Task brief. The expected output is each line in the data below that includes the string "shown".
Dataset records: Begin
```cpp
typedef enum moge_precision {
    MOGE_FP32 = 0,
// ... 158 lines not shown
int moge_test_attention(int precision, const float* q, const float* k, const float* v, float* o, int B, int nh, int N, void* stream);
int moge_test_conv3x3(int precision, const float* x, const float* w, const float* bias, float* y, int B, int H, int W,
                      int Cin, int Cout, int relu_in, void* stream);
typedef struct moge_test_conv_args {
    int32_t precision, B, H, W, Cin, Cout;
    int32_t relu_in, act, up2;
    const float* x; const float* w; const float* bias;
    const float* add;
    const float* side; const float* side_w;
    const float* wu; const float* wv; float u0, u1, v0, v1;
    const float* w2; const float* bias2;
    float* y;
    const float* dot_w; int32_t dot_rows;
} moge_test_conv_args;
int moge_test_conv_ex(const moge_test_conv_args* args, void* stream);
typedef struct moge_test_ct3_args {
    int32_t precision, B, H, W, Cin, Cout, no_border;
    const float* x; const float* wt; const float* bt; const float* w3; const float* b3;
    const float* side; const float* side_w;
    const float* wu; const float* wv; float u0, u1, v0, v1;
    float* y;
} moge_test_ct3_args;
int moge_test_ct3(const moge_test_ct3_args* args, void* stream);
int moge_test_convt2x2(int precision, const float* x, const float* w, const float* bias, float* y, int B, int H, int W,
                       int Cin, int Cout, void* stream);
int moge_test_preprocess(const float* image, float* out, int B, int H, int W, int rows, int cols, void* stream);
int moge_test_preprocess_ex(int in_fp16, int out_fp16, const float* image, float* out, int32_t* zero_i32, int B, int H, int W, int rows, int cols, int ldk,
                            int nchw_out, int round16, int aa, int zero_n, void* stream);
int moge_test_resize_bicubic_aa(const float* image, float* out, int B, int H, int W, int OH, int OW, void* stream);
int moge_test_resize_bicubic_aa_ex(int in_fp16, const float* image, float* out, int B, int H, int W, int OH, int OW, int round16, void* stream);
int moge_test_groupnorm_relu(int precision, const float* x, const float* gamma, const float* beta, float* y, int B, int H, int W, int C, int groups, void* stream);
int moge_test_norm_act(int precision, const float* x, const float* gamma, const float* beta, float* y, int B, int H, int W, int C, int groups, int act, int in_place, void* stream);
int moge_test_posembed(const float* pos, float* out, int D, int rows, int cols, void* stream);
int moge_test_posembed_ex(const float* pos, float* out, int D, int rows, int cols, int size_mode, void* stream);
int moge_test_recover(const float* points, const uint8_t* mask, const float* focal_in, int B, int H, int W,
                      float* focal, float* shift, int32_t* status, void* stream);
typedef struct moge_test_head_args {
    int32_t precision, kind, remap, ksize;
    int32_t B, Hd, Wd, C, ld, choff, H, W;
    int32_t n4_below;
    const float* x; const float* w; const float* bias;
    const float* n4; const float* w2;
    float* out;
} moge_test_head_args;
int moge_test_head_final(const moge_test_head_args* args, void* stream);
int moge_test_head_final_dot(int kind, int remap, const float* y, const float* z, int zld, int zoff, const float* bias, float* out, int B, int Hd, int Wd,
// ... 185 lines not shown
```

moge_amd/_lib.py:

```python
from __future__ import annotations

import ctypes as C
import os

import torch

HERE = os.path.dirname(os.path.abspath(__file__))
LIB_PATH = os.path.join(HERE, "lib", "libmoge_hip.so")
EXPERIMENTS_LIB_PATH = os.path.join(HERE, "lib", "experiments", "libmoge_hip.so")

MOGE_MAX_TAPS = 8
MOGE_LEVELS = 5
FP32, FP16, FP16_HALF = 0, 1, 2
HEAD_POINTS, HEAD_NORMAL, HEAD_MASK, HEAD_SCALE = 1, 2, 4, 8
FORCE_PROJECTION, APPLY_MASK = 1, 2
REMAP = {"linear": 0, "sinh": 1, "exp": 2, "sinh_exp": 3}
RESAMPLER = {"conv_transpose": 0, "bilinear": 1, "nearest": 2, "pixel_shuffle": 3}
RES_NORM = {"none": 0, "layer_norm": 1, "group_norm": 2, "instance_norm": 3}
ACTIVATION = {"relu": 0, "leaky_relu": 1, "silu": 2, "elu": 3}
ERR_NONFINITE = -5
KC_NAMES = ["gemm", "attn", "conv", "norm", "pre", "post", "recover", "gemm_pp"]
ABI_VERSION = 5
MESH_MAX_MAPS, MESH_BLOCK_PX, MESH_SCAN_SPAN, MESH_NO_FACES = 8, 1024, 256, -1
MESH_F32, MESH_U8, MESH_UV = 0, 1, 2
# ... 96 lines not shown
    "moge_set_onnx_compatible_mode": (C.c_int, [_vp, _i32]),
    "moge_workspace_bytes": (C.c_int, [_vp, _i32, _i32, _i32, _i32, _i32, C.POINTER(C.c_size_t)]),
    "moge_forward": (C.c_int, [_vp, _vp, _i32, _i32, _i32, _i32, _i32, _i32, C.POINTER(Outputs), _vp]),
    "moge_infer": (C.c_int, [_vp, _vp, _i32, _i32, _i32, _i32, _i32, _i32, _vp, _i32, C.POINTER(Outputs), _vp]),
    "moge_postprocess": (C.c_int, [_vp, _vp, _vp, _vp, _vp, _i32, _i32, _i32, _vp, _i32, C.POINTER(Outputs), _vp]),
    "moge_depth_edge_mask": (C.c_int, [_vp, _vp, _vp, _i32, _i32, _i32, C.c_float, _vp, _vp]),
    "moge_cast_f16": (C.c_int, [_vp, _vp, C.c_int64, _vp]),
    "moge_sync": (C.c_int, [_vp, _vp]),
    "moge_profile_enable": (C.c_int, [_vp, _i32]),
    "moge_profile_read": (C.c_int, [_vp, C.POINTER(Profile), _i32]),
    "moge_debug_tap": (C.c_int, [_vp, C.c_char_p, _vp, _i64, C.POINTER(_i64), _vp]),
    "moge_tune_set": (C.c_int, [C.c_char_p, _i32]),
    "moge_tune_reset": (C.c_int, [C.c_char_p]),
    "moge_tune_value": (C.c_int, [C.c_char_p, C.POINTER(C.c_int)]),
    "moge_test_gemm": (C.c_int, [_i32, _f32p, _f32p, _f32p, _f32p, _i32, _i32, _i32, _i32, _vp]),
    "moge_test_gemm_ex": (C.c_int, [C.POINTER(TestGemmArgs), _vp]),
    "moge_test_gemm_fused_ln": (C.c_int, [_f32p, _f32p, _f32p, _f32p, _f32p, _f32p, _f32p, _f32p, _vp, _i32, _i32, _i32, _vp]),
    "moge_test_layernorm": (C.c_int, [_i32, _f32p, _f32p, _f32p, _f32p, _i32, _i32, _vp]),
    "moge_test_attention": (C.c_int, [_i32, _f32p, _f32p, _f32p, _f32p, _i32, _i32, _i32, _vp]),
    "moge_test_conv3x3": (C.c_int, [_i32, _f32p, _f32p, _f32p, _f32p, _i32, _i32, _i32, _i32, _i32, _i32, _vp]),
    "moge_test_conv_ex": (C.c_int, [C.POINTER(TestConvArgs), _vp]),
    "moge_test_convt2x2": (C.c_int, [_i32, _f32p, _f32p, _f32p, _f32p, _i32, _i32, _i32, _i32, _i32, _vp]),
    "moge_test_ct3": (C.c_int, [C.POINTER(TestCt3Args), _vp]),
    "moge_test_preprocess": (C.c_int, [_f32p, _f32p, _i32, _i32, _i32, _i32, _i32, _vp]),
    "moge_test_preprocess_ex": (C.c_int, [_i32, _i32, _f32p, _f32p, _vp, _i32, _i32, _i32, _i32, _i32, _i32, _i32, _i32, _i32, _i32, _vp]),
    "moge_test_resize_bicubic_aa": (C.c_int, [_f32p, _f32p, _i32, _i32, _i32, _i32, _i32, _vp]),
    "moge_test_resize_bicubic_aa_ex": (C.c_int, [_i32, _f32p, _f32p, _i32, _i32, _i32, _i32, _i32, _i32, _vp]),
    "moge_test_groupnorm_relu": (C.c_int, [_i32, _f32p, _f32p, _f32p, _f32p, _i32, _i32, _i32, _i32, _i32, _vp]),
    "moge_test_norm_act": (C.c_int, [_i32, _f32p, _f32p, _f32p, _f32p, _i32, _i32, _i32, _i32, _i32, _i32, _i32, _vp]),
    "moge_test_posembed": (C.c_int, [_f32p, _f32p, _i32, _i32, _i32, _vp]),
    "moge_test_posembed_ex": (C.c_int, [_f32p, _f32p, _i32, _i32, _i32, _i32, _vp]),
    "moge_test_recover": (C.c_int, [_f32p, _vp, _f32p, _i32, _i32, _i32, _f32p, _f32p, _vp, _vp]),
    "moge_test_head_final": (C.c_int, [C.POINTER(TestHeadArgs), _vp]),
    "moge_test_head_final_dot": (C.c_int, [_i32, _i32, _f32p, _f32p, _i32, _i32, _f32p, _f32p, _i32, _i32, _i32, _i32, _i32, _vp]),
    "moge_test_mlp_layer": (C.c_int, [_f32p, _f32p, _f32p, _f32p, _i32, _i32, _i32, _i32, _vp]),
    "moge_test_layernorm_ex": (C.c_int, [_i32, _i32, _f32p, _f32p, _f32p, _f32p, _f32p, _i32, _i32, _i32, _i32, _i32, _i32, _vp]),
    "moge_test_ln_raw": (C.c_int, [_f32p, _f32p, _f32p, _i32, _i32, _vp]),
    "moge_test_ln_finalize": (C.c_int, [_f32p, _f32p, _i32, _i32, _i32, _vp]),
    "moge_test_fold_ln": (C.c_int, [_f32p, _f32p, _f32p, _f32p, _f32p, _f32p, _f32p, _i32, _i32, _vp]),
    "moge_test_resize_bilinear_uv": (C.c_int, [_i32, _f32p, _f32p, _i32, _i32, _i32, _i32, _i32, _i32, _i32, C.c_float, C.c_float, C.c_float, C.c_float, _vp]),
    "moge_test_u8_ingest": (C.c_int, [_i32, _vp, _f32p, _i32, _i32, _i32, _vp]),
    "moge_align_l1": (C.c_int, [_f32p, _f32p, _f32p, _i32, _i32, C.c_float, _f32p, _f32p, _vp, _vp]),
    "moge_align_l1_anchored": (C.c_int, [_f32p, _f32p, _f32p, _i32, _i32, _i32, _vp, _vp, _i32, C.c_float, _f32p, _f32p, _vp, _vp]),
    "moge_align_trunc_workspace": (C.c_int, [_i32, _i32, C.POINTER(_i64)]),
    "moge_align_trunc": (C.c_int, [_f32p, _f32p, _f32p, _i32, _i32, C.c_float, C.c_float, _vp, _f32p, _f32p, _vp, _vp]),
    "moge_align_trunc_anchored": (C.c_int, [_f32p, _f32p, _f32p, _i32, _i32, _i32, _vp, _vp, _i32, C.c_float, C.c_float, _vp, _f32p, _f32p, _vp, _vp]),
# ... 197 lines not shown
```

moge_amd/csrc/common.h:

```cpp
#pragma once
#include <hip/hip_runtime.h>
#include <stdint.h>
#include <stddef.h>
#include "../../include/moge_hip.h"

typedef _Float16 f16;
typedef unsigned int u32x4 __attribute__((ext_vector_type(4)));
typedef unsigned int u32x2 __attribute__((ext_vector_type(2)));
typedef f16 f16x8 __attribute__((ext_vector_type(8)));
typedef f16 f16x4 __attribute__((ext_vector_type(4)));
typedef f16 f16x2 __attribute__((ext_vector_type(2)));
typedef float f32x2 __attribute__((ext_vector_type(2)));
typedef float f32x4 __attribute__((ext_vector_type(4)));
typedef float f32x16 __attribute__((ext_vector_type(16)));

template <typename T> struct TT;
template <> struct TT<f16> {
    static constexpr int CH = 8;
    static constexpr int PREC = 1;
};
template <> struct TT<float> {
    static constexpr int CH = 4;
    static constexpr int PREC = 0;
};
// ... 194 lines not shown
    static int cus[64] = {};
    int dev = 0;
    if (hipGetDevice(&dev) != hipSuccess) return 256;
    if (dev >= 0 && dev < 64 && cus[dev]) return cus[dev];
    hipDeviceProp_t p;
    const int n = (hipGetDeviceProperties(&p, dev) == hipSuccess && p.multiProcessorCount > 0) ? p.multiProcessorCount : 256;
    if (dev >= 0 && dev < 64) cus[dev] = n;
    return n;
}

template <typename T> int launch_gemm(const GemmArgs& g, int amode, hipStream_t st);
bool gemm_pp_eligible(const GemmArgs& g);
int moge_internal_fail(int code, const char* fmt, ...) __attribute__((format(printf, 2, 3)));
inline int launched(const char* what) {
    const hipError_t e = hipGetLastError();
    return e == hipSuccess ? 0 : moge_internal_fail(MOGE_ERR_HIP, "%s (%s)", what, hipGetErrorString(e));
}
inline unsigned blocks(int64_t n, int per) { return (unsigned)((n + per - 1) / per); }
bool gemm_fuses_ln_finalize(const GemmArgs& g);
bool gemm_runs_pp(const GemmArgs& g);
int launch_gemm_pp(const GemmArgs& g, hipStream_t st);
bool conv_pp_eligible(const GemmArgs& g);
int launch_conv_pp(const GemmArgs& g, hipStream_t st);
struct Ct3Slot { int rowblk, colblk, nterms; int term[13]; };
int launch_ct3_combine(const float* P, const Ct3Slot* slots_dev, int nslots, int Cout, int Cin, void* out, int ld, hipStream_t st);
int launch_ct3_border(const void* in, const void* dw, void* out, int B, int H, int W, int Cin, int Cout, hipStream_t st);
bool conv_rb_eligible(const GemmArgs& g);
int launch_conv_rb(const GemmArgs& g, hipStream_t st);
#include "tune.h"
```
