## Add a Connect4 shape-specialized single-net Winograd forward kernel

Templates the conv-in, trunk and head routines on a shape policy so the board size, action count and tile counts can be compile-time constants. It then instantiates a Connect4 (6x7, 7 actions) single-net variant of the Winograd forward kernel and dispatches to it when the net parameters match, with an environment variable and API call to force the general kernel. The aim is cheaper index math (constant divisions), fewer live registers and less branching per launch. The head loop also switches from division to shift-based indexing. This adds code size and a second kernel path that has to stay consistent with the general one.

```diff
diff --git a/caro_ai_amd/_lib.py b/caro_ai_amd/_lib.py
--- a/caro_ai_amd/_lib.py
+++ b/caro_ai_amd/_lib.py
@@ -90,6 +90,9 @@
     "caro_net_enable_split_bf16": (C.c_int, [_P, _P, C.c_int64]),
     "caro_net_boards_per_workgroup": (C.c_int, [_P]),
     "caro_net_uses_slot_list": (C.c_int, [_P]),
+    "caro_net_set_kernel_form": (C.c_int, [_P, C.c_int]),
+    "caro_net_kernel_form": (C.c_int, [_P]),
+    "caro_net_last_launch_form": (C.c_int, [_P]),
     "caro_net_stream_evictions": (C.c_int64, [_P]),
     "caro_net_forward": (C.c_int, [_P, _P, _P, C.c_int, C.c_int64, _P, _P, _P]),
     "caro_stream_create_partition": (C.c_int, [C.c_int, C.c_int, C.c_int, _P]),
diff --git a/caro_ai_amd/csrc/caro_net.hip b/caro_ai_amd/csrc/caro_net.hip
--- a/caro_ai_amd/csrc/caro_net.hip
+++ b/caro_ai_amd/csrc/caro_net.hip
@@ -52,6 +52,17 @@
 }
 __device__ __forceinline__ float leaky(float x, float slope) { return x > 0.f ? x : x * slope; }
 
+struct ShapeAny {
+  static constexpr bool FIXED = false;
+  static __device__ __forceinline__ int H(int of_block) { return of_block; }
+  static __device__ __forceinline__ int W(int of_block) { return of_block; }
+  static __device__ __forceinline__ int HW(int of_block) { return of_block; }
+  static __device__ __forceinline__ int A(int of_block) { return of_block; }
+  static __device__ __forceinline__ int TB(int of_block) { return of_block; }
+  static __device__ __forceinline__ int TB2(int of_block) { return of_block; }
+  static __device__ __forceinline__ int TB4(int of_block) { return of_block; }
+};
+
 template <bool K2D>
 __device__ __forceinline__ int akey(int r, int W) {
   if constexpr (!K2D) return r & 15;
@@ -99,10 +110,10 @@
   }
 }
 
-template <bool K2D = false, int NTH = NT>
+template <class S, bool K2D = false, int NTH = NT>
 __device__ __forceinline__ void conv_in_mfma(const NetParams& p, const float* __restrict__ planes, const int* smap,
                                              float* act, const float* win, int R, int tid) {
-  const int HW = p.HW;
+  const int HW = S::HW(p.HW), H = S::H(p.H), W = S::W(p.W);
   const float slope = p.slope;
   const int wave = tid >> 6, lane = tid & 63;
   const int i = lane & 31, h = lane >> 5;
@@ -121,14 +132,14 @@
     const int r = rt * 32 + i;
     const bool rv = r < R;
     const int bi = rv ? r / HW : 0, cell = rv ? r - bi * HW : 0;
-    const int y = cell / p.W, x = cell - y * p.W;
+    const int y = cell / W, x = cell - y * W;
     const float* pl = planes + (size_t)smap[bi] * 2 * HW + h * HW;
     float in[9];
 #pragma unroll
     for (int t = 0; t < 9; ++t) {
       const int ny = y + t / 3 - 1, nx = x + t % 3 - 1;
-      const bool ok = rv && ny >= 0 && ny < p.H && nx >= 0 && nx < p.W;
-      in[t] = ok ? pl[ny * p.W + nx] : 0.f;
+      const bool ok = rv && ny >= 0 && ny < H && nx >= 0 && nx < W;
+      in[t] = ok ? pl[ny * W + nx] : 0.f;
     }
     f32x16 acc;
 #pragma unroll
@@ -143,7 +154,7 @@
         const int c4 = ct * 8 + 2 * q + h;
         const float4 out = make_float4(leaky(acc[4 * q], slope), leaky(acc[4 * q + 1], slope),
                                        leaky(acc[4 * q + 2], slope), leaky(acc[4 * q + 3], slope));
-        *reinterpret_cast<float4*>(act + r * NF + ((c4 ^ akey<K2D>(r, p.W)) << 2)) = out;
+        *reinterpret_cast<float4*>(act + r * NF + ((c4 ^ akey<K2D>(r, W)) << 2)) = out;
       }
     }
   }
@@ -151,15 +162,15 @@
 
 constexpr int HEAD_STAGE_AT = 4096;
 constexpr int HEAD_STAGE_MAX = 4096;
-__device__ __forceinline__ int head_span(int HW, int A) { return 3 * NF + 3 + 20 * HW + 20 + 20 + 1 + A * 2 * HW + A; }
-static inline int head_span_host(int HW, int A) { return 3 * NF + 3 + 20 * HW + 20 + 20 + 1 + A * 2 * HW + A; }
-
-template <bool STAGED, bool K2D = false, int NTH = NT>
+__device__ __forceinline__ constexpr int head_span(int HW, int A) { return 3 * NF + 3 + 20 * HW + 20 + 20 + 1 + A * 2 * HW + A; }
+static inline constexpr int head_span_host(int HW, int A) { return 3 * NF + 3 + 20 * HW + 20 + 20 + 1 + A * 2 * HW + A; }
+
+template <class S, bool STAGED, bool K2D = false, int NTH = NT>
 __device__ __forceinline__ void heads_f32(const NetParams& p, const float* act, float* scratch,
                                           float* __restrict__ probs, float* __restrict__ values, int slot_v, int nb,
                                           int R, int tid, float* __restrict__ featbuf = nullptr,
                                           int32_t* __restrict__ rowlist = nullptr, int dense0 = 0) {
-  const int HW = p.HW, A = p.A;
+  const int HW = S::HW(p.HW), A = S::A(p.A);
   const float slope = p.slope;
   constexpr int NSM = (3 * NF + 3 + 20 * 225 + 20 + 20 + 1 + NTH - 1) / NTH;
   const int nsmall = 3 * NF + 3 + 20 * HW + 20 + 20 + 1;
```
Dataset records: End
Answer.
// ... 158 lines not shown
// ... 185 lines not shown
# ... 96 lines not shown
# ... 197 lines not shown
// ... 194 lines not shown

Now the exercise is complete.